▸ Work instruction:
Among the entries below, find each line holding "blockIdx" and return it.

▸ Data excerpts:
● ● ● ● ●

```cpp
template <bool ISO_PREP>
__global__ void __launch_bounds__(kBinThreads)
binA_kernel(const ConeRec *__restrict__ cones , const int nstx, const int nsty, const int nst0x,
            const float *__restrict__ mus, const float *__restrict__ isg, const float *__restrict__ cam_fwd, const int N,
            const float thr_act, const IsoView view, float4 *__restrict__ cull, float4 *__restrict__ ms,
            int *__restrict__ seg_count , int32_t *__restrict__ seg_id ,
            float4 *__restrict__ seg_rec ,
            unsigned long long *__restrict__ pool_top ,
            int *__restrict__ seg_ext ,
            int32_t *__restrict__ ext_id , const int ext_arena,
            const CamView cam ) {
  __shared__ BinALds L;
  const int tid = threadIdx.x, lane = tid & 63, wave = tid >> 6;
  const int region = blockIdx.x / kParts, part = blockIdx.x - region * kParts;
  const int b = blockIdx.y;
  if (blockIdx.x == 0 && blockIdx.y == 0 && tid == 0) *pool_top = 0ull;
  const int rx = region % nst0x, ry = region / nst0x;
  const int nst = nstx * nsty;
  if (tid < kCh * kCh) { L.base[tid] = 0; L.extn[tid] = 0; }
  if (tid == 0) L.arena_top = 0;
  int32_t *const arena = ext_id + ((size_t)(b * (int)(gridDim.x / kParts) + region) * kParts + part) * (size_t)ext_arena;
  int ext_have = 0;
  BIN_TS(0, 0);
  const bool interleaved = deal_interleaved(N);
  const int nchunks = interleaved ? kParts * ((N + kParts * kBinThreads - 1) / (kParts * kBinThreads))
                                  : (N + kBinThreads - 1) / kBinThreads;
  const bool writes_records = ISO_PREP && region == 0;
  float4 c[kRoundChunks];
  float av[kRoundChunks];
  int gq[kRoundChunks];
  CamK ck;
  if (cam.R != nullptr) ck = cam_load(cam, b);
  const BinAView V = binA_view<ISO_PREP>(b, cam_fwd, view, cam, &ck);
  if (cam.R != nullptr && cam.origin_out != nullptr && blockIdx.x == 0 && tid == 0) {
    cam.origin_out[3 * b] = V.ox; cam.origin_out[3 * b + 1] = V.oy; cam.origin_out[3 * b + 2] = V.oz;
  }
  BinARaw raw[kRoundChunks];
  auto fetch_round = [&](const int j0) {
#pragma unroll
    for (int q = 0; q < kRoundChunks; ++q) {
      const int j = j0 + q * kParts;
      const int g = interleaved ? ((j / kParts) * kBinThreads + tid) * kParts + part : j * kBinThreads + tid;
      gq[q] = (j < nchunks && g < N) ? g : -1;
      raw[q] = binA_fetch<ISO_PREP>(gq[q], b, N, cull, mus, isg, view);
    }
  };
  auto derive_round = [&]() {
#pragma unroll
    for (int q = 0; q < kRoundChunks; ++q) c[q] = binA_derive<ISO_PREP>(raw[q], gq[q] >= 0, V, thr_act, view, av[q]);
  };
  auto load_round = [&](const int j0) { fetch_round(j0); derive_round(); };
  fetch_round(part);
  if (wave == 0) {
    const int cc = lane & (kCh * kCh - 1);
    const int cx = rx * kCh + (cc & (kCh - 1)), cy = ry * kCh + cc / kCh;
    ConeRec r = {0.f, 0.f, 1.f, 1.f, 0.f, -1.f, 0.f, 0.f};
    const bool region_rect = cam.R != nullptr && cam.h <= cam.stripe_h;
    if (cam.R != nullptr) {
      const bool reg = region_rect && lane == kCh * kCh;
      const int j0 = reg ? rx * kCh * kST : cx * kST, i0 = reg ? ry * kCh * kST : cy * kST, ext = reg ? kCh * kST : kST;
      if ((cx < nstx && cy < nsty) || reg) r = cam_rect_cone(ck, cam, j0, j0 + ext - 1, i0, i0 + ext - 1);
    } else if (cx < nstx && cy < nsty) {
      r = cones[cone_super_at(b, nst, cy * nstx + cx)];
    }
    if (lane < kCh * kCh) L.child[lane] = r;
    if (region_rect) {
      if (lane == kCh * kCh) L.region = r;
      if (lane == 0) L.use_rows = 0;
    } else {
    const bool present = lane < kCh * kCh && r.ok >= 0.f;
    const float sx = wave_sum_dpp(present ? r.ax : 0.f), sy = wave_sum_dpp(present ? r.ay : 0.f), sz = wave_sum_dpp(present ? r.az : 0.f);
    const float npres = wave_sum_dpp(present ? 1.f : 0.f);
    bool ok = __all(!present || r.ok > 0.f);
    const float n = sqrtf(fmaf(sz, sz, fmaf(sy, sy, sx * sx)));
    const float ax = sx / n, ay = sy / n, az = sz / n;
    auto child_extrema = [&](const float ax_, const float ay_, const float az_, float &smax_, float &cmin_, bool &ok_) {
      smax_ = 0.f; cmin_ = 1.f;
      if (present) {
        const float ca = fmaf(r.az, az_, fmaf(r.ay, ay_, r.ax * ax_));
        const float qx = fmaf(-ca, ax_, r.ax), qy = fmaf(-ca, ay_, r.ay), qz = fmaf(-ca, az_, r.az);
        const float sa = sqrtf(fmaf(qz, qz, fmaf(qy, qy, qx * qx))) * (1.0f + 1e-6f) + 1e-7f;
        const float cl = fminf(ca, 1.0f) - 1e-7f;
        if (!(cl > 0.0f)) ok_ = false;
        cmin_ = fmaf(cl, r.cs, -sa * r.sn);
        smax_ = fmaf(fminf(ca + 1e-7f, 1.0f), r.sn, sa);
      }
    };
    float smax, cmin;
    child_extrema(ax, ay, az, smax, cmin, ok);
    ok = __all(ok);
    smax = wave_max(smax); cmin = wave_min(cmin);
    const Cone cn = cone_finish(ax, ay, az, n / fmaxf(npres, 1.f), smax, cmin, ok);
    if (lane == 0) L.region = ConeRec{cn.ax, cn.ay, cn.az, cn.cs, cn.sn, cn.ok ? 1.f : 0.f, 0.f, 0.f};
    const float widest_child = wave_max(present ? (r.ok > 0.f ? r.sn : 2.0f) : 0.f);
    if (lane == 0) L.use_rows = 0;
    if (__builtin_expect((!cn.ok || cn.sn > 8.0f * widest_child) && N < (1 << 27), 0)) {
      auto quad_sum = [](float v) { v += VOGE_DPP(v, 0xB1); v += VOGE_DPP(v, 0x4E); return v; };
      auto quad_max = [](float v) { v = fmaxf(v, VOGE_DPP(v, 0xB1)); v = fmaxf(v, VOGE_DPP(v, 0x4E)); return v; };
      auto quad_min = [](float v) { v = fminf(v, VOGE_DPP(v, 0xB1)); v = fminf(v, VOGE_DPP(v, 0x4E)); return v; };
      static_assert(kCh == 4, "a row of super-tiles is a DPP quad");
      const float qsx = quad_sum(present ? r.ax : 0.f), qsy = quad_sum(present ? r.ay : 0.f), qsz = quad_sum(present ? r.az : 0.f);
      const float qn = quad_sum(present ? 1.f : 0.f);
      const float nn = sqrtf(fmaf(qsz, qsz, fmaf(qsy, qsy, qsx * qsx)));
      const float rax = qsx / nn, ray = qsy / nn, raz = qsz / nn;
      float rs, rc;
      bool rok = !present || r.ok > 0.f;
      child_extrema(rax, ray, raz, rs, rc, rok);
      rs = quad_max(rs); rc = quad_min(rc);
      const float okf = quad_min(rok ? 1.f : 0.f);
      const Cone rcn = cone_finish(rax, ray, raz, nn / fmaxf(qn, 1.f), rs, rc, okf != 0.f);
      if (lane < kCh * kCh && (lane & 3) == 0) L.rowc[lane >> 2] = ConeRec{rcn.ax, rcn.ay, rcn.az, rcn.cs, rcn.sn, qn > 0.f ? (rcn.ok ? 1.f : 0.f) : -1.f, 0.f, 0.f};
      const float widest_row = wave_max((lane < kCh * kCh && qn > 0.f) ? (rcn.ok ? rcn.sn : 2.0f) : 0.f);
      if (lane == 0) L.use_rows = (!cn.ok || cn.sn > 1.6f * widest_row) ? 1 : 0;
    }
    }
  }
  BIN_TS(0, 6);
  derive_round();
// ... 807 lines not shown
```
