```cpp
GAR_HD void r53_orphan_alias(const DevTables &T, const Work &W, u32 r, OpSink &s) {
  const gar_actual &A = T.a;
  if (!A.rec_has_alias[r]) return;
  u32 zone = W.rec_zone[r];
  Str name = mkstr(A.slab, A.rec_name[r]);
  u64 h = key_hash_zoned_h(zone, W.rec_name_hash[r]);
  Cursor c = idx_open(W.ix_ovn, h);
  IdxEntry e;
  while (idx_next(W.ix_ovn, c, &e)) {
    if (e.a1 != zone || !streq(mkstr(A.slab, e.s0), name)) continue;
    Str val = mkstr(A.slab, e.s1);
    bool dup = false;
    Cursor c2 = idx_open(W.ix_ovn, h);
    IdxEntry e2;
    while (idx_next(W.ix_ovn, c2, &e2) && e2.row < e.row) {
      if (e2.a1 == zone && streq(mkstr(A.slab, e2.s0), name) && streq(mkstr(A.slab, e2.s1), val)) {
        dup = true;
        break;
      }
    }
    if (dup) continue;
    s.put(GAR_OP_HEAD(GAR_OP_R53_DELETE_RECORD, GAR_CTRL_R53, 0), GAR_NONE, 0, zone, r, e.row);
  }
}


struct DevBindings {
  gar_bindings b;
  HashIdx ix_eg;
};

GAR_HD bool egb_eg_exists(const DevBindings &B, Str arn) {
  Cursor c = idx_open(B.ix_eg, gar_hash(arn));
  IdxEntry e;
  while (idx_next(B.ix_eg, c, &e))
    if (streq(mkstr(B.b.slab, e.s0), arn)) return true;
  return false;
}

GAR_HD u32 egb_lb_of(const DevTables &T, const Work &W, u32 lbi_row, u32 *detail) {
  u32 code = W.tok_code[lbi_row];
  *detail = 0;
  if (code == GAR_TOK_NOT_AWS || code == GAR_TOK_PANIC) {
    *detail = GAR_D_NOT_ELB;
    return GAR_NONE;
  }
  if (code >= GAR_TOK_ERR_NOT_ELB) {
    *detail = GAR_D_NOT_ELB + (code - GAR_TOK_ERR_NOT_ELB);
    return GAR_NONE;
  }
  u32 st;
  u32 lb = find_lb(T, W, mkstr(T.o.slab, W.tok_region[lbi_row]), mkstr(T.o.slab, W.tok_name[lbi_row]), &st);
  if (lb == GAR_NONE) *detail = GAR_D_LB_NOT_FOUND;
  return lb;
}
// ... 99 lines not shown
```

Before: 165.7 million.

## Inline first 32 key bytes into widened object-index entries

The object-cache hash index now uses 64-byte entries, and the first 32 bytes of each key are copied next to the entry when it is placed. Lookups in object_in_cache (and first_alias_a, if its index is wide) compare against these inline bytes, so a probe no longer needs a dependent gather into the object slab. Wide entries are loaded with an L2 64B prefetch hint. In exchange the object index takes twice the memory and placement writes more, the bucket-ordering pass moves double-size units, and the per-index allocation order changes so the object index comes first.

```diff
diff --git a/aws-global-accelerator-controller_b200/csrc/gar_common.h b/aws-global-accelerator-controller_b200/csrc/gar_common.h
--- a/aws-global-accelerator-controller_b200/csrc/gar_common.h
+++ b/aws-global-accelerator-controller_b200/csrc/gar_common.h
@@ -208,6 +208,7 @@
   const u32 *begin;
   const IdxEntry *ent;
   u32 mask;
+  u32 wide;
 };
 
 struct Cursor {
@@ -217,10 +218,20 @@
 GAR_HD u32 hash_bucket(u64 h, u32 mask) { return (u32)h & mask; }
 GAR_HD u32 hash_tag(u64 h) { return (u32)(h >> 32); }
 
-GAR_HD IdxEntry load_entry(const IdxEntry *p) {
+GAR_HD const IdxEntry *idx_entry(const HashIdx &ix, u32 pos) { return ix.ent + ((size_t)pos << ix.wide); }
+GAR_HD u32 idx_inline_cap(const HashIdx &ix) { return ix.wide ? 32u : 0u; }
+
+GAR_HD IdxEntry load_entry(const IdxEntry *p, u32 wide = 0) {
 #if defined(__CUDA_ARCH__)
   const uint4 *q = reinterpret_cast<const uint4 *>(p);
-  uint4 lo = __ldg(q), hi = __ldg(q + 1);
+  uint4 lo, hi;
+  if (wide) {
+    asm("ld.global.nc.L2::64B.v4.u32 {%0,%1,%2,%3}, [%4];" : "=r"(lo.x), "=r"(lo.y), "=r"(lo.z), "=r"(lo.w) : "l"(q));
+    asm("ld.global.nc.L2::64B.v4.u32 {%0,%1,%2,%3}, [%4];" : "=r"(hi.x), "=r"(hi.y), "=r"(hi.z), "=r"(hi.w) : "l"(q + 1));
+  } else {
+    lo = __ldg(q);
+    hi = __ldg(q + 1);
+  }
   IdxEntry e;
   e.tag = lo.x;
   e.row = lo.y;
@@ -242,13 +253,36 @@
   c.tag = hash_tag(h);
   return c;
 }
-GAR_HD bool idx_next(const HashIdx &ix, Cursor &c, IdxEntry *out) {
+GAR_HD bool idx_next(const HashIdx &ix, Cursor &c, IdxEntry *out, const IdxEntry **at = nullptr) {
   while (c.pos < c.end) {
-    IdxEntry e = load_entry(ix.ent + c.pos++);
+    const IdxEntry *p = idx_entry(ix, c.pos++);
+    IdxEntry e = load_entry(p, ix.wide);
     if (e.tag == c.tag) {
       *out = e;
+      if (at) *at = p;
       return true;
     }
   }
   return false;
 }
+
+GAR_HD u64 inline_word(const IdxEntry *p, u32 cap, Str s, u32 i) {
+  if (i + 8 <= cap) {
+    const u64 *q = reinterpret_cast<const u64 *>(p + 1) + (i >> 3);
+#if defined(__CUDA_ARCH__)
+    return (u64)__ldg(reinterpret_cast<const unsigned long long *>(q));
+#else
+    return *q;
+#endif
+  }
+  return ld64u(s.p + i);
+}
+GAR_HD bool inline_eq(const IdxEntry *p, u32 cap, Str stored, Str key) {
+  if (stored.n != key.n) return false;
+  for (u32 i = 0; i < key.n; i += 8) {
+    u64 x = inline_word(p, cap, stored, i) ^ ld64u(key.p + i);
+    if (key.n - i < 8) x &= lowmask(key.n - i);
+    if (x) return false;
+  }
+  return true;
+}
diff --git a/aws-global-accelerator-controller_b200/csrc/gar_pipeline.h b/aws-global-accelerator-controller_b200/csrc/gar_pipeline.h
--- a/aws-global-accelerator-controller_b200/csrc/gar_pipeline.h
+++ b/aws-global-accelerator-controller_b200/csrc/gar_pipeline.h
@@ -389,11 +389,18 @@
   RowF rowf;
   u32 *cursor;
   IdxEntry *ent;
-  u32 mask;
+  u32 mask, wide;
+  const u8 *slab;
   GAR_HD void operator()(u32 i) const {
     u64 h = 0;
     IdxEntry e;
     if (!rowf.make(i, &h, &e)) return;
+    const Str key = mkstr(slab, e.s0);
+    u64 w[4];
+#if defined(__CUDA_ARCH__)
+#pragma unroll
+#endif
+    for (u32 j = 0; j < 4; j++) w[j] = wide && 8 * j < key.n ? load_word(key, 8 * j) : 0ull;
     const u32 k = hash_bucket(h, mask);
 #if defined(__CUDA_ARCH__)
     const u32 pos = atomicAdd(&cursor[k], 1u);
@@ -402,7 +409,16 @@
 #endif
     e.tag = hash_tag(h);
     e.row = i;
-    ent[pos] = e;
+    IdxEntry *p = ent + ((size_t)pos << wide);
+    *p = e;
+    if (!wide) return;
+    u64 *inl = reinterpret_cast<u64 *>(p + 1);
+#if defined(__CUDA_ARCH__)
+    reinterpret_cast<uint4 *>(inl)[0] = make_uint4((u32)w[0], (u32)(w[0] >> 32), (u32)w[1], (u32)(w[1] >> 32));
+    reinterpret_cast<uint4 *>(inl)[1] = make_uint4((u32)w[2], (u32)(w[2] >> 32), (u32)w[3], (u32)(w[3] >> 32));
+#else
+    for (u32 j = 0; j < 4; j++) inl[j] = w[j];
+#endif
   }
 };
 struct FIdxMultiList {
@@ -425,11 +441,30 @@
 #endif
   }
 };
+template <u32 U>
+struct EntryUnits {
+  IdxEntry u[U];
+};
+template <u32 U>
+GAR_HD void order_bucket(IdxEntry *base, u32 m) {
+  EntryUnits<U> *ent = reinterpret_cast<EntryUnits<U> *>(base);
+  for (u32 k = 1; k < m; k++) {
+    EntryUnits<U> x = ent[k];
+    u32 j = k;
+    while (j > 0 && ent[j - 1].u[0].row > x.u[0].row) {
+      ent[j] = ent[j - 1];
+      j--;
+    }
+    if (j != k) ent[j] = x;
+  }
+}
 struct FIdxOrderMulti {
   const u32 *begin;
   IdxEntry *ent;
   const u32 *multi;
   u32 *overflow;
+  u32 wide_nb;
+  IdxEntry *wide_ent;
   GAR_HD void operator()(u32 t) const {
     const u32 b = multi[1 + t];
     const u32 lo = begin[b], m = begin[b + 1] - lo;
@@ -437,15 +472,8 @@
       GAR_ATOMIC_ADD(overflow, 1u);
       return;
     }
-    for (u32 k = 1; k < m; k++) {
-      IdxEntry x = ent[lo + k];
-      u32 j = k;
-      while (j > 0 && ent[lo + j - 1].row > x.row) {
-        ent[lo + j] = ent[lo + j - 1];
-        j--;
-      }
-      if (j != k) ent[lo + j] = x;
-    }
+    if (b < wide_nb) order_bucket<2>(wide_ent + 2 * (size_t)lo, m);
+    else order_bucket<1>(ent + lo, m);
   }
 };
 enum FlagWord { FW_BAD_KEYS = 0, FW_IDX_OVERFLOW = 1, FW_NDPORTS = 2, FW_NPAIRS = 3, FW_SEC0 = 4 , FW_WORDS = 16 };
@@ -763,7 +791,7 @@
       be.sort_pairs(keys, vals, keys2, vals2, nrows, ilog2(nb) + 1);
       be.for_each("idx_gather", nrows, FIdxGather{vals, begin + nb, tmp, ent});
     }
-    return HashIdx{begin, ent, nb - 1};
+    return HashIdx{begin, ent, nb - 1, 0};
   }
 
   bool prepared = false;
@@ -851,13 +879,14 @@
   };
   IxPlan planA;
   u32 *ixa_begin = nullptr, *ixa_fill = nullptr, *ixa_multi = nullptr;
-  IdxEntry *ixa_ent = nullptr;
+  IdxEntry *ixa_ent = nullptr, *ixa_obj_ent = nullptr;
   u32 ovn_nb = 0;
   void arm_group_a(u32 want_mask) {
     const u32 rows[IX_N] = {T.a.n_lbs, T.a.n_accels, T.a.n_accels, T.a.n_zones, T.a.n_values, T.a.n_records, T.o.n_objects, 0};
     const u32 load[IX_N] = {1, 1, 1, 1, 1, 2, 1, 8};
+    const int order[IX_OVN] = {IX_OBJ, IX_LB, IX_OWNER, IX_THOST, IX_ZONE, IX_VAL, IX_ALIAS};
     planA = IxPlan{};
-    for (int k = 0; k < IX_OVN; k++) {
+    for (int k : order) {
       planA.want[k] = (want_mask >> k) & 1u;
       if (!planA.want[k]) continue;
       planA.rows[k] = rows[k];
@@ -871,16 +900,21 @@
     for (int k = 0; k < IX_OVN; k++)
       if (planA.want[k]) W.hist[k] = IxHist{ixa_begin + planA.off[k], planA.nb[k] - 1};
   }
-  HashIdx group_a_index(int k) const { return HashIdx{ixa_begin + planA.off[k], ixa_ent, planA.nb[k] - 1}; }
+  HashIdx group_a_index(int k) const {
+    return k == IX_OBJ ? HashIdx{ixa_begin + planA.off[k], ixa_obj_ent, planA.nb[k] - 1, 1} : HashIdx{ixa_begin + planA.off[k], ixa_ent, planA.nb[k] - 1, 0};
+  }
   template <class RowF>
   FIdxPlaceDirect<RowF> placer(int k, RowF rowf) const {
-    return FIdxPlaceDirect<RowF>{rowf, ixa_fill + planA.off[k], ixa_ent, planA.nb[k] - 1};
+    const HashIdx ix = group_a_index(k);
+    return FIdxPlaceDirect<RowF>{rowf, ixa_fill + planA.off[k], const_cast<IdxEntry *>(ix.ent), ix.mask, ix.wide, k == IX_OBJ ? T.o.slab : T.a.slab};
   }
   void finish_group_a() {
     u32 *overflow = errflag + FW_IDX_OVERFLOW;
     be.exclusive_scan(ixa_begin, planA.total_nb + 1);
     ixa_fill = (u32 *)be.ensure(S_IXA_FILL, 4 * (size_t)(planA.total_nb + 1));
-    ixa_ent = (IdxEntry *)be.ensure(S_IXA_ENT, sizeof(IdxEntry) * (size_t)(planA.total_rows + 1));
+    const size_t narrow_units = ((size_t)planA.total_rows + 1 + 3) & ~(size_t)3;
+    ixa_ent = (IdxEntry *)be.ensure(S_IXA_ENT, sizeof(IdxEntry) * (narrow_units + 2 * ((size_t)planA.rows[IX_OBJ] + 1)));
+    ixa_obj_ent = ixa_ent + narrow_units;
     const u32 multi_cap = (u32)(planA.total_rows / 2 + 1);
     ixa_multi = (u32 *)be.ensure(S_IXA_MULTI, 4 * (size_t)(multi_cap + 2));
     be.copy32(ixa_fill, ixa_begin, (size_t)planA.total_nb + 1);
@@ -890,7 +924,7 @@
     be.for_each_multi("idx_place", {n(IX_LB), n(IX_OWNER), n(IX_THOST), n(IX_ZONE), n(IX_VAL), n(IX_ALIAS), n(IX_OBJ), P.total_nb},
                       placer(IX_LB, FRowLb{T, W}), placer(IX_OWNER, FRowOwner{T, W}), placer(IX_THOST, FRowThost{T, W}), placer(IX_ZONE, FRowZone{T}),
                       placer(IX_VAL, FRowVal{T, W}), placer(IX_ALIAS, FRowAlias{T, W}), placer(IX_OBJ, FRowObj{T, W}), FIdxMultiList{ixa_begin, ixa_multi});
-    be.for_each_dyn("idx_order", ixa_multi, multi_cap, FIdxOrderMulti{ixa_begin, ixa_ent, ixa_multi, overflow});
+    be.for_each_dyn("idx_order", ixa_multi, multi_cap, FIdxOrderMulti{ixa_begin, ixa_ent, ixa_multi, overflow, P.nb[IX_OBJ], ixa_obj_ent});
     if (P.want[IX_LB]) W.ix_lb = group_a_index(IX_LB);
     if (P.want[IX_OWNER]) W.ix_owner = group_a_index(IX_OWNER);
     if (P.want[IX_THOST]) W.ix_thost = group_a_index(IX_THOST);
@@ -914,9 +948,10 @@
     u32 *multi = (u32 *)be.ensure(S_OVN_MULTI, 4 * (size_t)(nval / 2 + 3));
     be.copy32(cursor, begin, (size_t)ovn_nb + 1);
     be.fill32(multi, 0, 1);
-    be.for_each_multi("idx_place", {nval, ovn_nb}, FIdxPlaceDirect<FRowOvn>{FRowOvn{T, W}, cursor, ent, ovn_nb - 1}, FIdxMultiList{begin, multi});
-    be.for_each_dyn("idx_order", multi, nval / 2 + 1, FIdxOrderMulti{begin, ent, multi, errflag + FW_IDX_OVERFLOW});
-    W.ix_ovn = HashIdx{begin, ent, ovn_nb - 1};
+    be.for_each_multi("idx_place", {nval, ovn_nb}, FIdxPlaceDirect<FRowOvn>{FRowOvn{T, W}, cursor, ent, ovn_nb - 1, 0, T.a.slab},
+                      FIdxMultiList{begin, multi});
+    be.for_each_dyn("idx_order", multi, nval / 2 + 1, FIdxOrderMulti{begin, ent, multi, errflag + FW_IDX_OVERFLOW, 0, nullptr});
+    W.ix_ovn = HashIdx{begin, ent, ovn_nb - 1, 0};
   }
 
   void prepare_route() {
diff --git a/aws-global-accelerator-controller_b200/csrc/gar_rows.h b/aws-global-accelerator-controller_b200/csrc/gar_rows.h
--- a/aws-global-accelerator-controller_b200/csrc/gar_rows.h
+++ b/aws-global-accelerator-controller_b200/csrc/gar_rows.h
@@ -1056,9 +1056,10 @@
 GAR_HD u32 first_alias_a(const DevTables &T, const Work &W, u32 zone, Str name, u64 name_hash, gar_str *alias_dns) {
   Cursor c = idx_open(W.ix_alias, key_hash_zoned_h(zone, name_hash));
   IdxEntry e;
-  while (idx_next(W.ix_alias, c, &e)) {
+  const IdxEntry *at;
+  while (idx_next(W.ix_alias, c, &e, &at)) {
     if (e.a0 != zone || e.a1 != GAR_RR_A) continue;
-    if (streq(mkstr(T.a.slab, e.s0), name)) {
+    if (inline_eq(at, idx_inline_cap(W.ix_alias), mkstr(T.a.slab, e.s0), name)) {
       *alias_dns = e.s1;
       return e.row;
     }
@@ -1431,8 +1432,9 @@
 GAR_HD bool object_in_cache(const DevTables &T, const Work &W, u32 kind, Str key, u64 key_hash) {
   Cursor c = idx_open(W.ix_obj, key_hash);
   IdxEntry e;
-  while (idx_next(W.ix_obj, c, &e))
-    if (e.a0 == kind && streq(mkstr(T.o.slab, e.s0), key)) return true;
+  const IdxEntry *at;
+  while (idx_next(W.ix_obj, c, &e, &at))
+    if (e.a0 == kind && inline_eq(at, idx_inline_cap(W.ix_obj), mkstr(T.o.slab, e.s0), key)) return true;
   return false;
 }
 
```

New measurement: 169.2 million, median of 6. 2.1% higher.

● ● ● ● ●

▸ Reply to the exercise:
  const int region = blockIdx.x / kParts, part = blockIdx.x - region * kParts;
  const int b = blockIdx.y;
  if (blockIdx.x == 0 && blockIdx.y == 0 && tid == 0) *pool_top = 0ull;
  if (cam.R != nullptr && cam.origin_out != nullptr && blockIdx.x == 0 && tid == 0) {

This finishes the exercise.